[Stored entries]
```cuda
struct Session {
    Model* m = nullptr;
    cudaStream_t st = nullptr;
    int max_batch = 0, max_lang = 0, max_new = 0;
    int64_t max_samples = 0, max_npad = 0;
    int maxF = 0, maxC = 0, maxT = 0, maxS = 0, max_ctx = 0;
// ... 126 lines not shown
        b.act = salloc<float>(s, Bm * c.intermediate_size);
        b.logits = salloc<float>(s, Bm * c.vocab_size);
        b.n_part = m->ctx->sm_count * 2;
        b.part_val = salloc<float>(s, Bm * b.n_part);
        b.part_idx = salloc<int>(s, Bm * b.n_part);
        b.pos = salloc<int>(s, Bm); b.done = salloc<int>(s, Bm); b.next_id = salloc<int>(s, Bm);
        b.ids_out = salloc<int>(s, Bm * max_new); b.n_out = salloc<int>(s, Bm);
        b.max_new = max_new;
        s->d_lastrow = salloc<int>(s, Bm);
        s->mega.bar = salloc<unsigned>(s, 4, true);
        { const unsigned one = 1; ASRB_CUDA_CHECK(cudaMemcpy(s->mega.bar + 1, &one, sizeof(one), cudaMemcpyHostToDevice)); }
        const size_t part_floats = std::max(decode_mega_part_floats(*m), decode_batch_part_floats(*m));
        s->mega.part = salloc<float>(s, part_floats, true);
        s->mega.part_bytes = part_floats * sizeof(float);
        s->mega.steps_issued = &s->mega_steps;
        if (max_batch >= 2) {
            s->mega.sx_bytes = decode_batch_sx_bytes(*m);
            s->mega.sx = (uint32_t*)salloc<uint8_t>(s, s->mega.sx_bytes);
            ASRB_CUDA_CHECK(cudaMemset(s->mega.sx, 0xFF, s->mega.sx_bytes));
            s->mega.sx_nb = &s->sx_nb;
            int maxwin = 0, maxpersist = 0;
            cudaDeviceGetAttribute(&maxwin, cudaDevAttrMaxAccessPolicyWindowSize, m->ctx->device);
            cudaDeviceGetAttribute(&maxpersist, cudaDevAttrMaxPersistingL2CacheSize, m->ctx->device);
            if (maxwin > 0 && maxpersist > 0) {
                const size_t want = std::min<size_t>({s->mega.sx_bytes, (size_t)maxwin, (size_t)maxpersist});
                if (cudaDeviceSetLimit(cudaLimitPersistingL2CacheSize, want) == cudaSuccess) {
                    cudaStreamAttrValue av{};
                    av.accessPolicyWindow.base_ptr = s->mega.sx; av.accessPolicyWindow.num_bytes = want;
                    av.accessPolicyWindow.hitRatio = 1.0f; av.accessPolicyWindow.hitProp = cudaAccessPropertyPersisting;
                    av.accessPolicyWindow.missProp = cudaAccessPropertyStreaming;
// ... 429 lines not shown
```

Before: 294.6.

## Replace tagged LL buffers in single-sequence mega decode with per-layer sentinel exchange buffers

The single-sequence fused decode kernel stops exchanging attention output, residual and activations through tagged 64-bit LL slots. It now uses per-layer, double-buffered 32-bit sentinel buffers (all-ones means empty) that are filled with atomic AND and polled with vectorized relaxed loads. Because the buffers are distinct per layer, several cons_sync barriers between phases are removed, and the k-split residual now writes straight into these buffers. Each step clears the other parity's buffers, which adds global stores. The exchange also halves its traffic per value and uses a new gather pattern, optionally as a noinline call when H > 1024.

```diff
diff --git a/qwen3_asr_rs_b200/csrc/decode_batch.cu b/qwen3_asr_rs_b200/csrc/decode_batch.cu
--- a/qwen3_asr_rs_b200/csrc/decode_batch.cu
+++ b/qwen3_asr_rs_b200/csrc/decode_batch.cu
@@ -84,17 +84,6 @@
         for (int k = 0; k < 4; ++k) acc[nt][k] += acc1[nt][k] + acc2[nt][k];
 }
 
-static constexpr uint32_t SX_EMPTY = 0xFFFFFFFFu;
-__device__ __forceinline__ void sx_store(uint32_t* p, float v) {
-    uint32_t b = __float_as_uint(v);
-    if (b == SX_EMPTY) b = 0x7FFFFFFFu;
-    asm volatile("red.relaxed.gpu.global.and.b32 [%0], %1;" ::"l"(p), "r"(b) : "memory");
-}
-__device__ __forceinline__ uint4 sx_load4(const uint32_t* p) {
-    uint4 v;
-    asm volatile("ld.relaxed.gpu.global.v4.u32 {%0, %1, %2, %3}, [%4];" : "=r"(v.x), "=r"(v.y), "=r"(v.z), "=r"(v.w) : "l"(p) : "memory");
-    return v;
-}
 
 __device__ __forceinline__ void head_norm_rope_b(const uint2* __restrict__ src, uint32_t tag, const float* __restrict__ nw,
                                                  float eps, const float* __restrict__ cs, const float* __restrict__ sn,
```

-- WHAT YOU NEED TO DO --
Extract every line from the records above that contains the word "buffers".

-- RESPONSE FOR THIS EXERCISE --
## Replace tagged LL buffers in single-sequence mega decode with per-layer sentinel exchange buffers
The single-sequence fused decode kernel stops exchanging attention output, residual and activations through tagged 64-bit LL slots. It now uses per-layer, double-buffered 32-bit sentinel buffers (all-ones means empty) that are filled with atomic AND and polled with vectorized relaxed loads. Because the buffers are distinct per layer, several cons_sync barriers between phases are removed, and the k-split residual now writes straight into these buffers. Each step clears the other parity's buffers, which adds global stores. The exchange also halves its traffic per value and uses a new gather pattern, optionally as a noinline call when H > 1024.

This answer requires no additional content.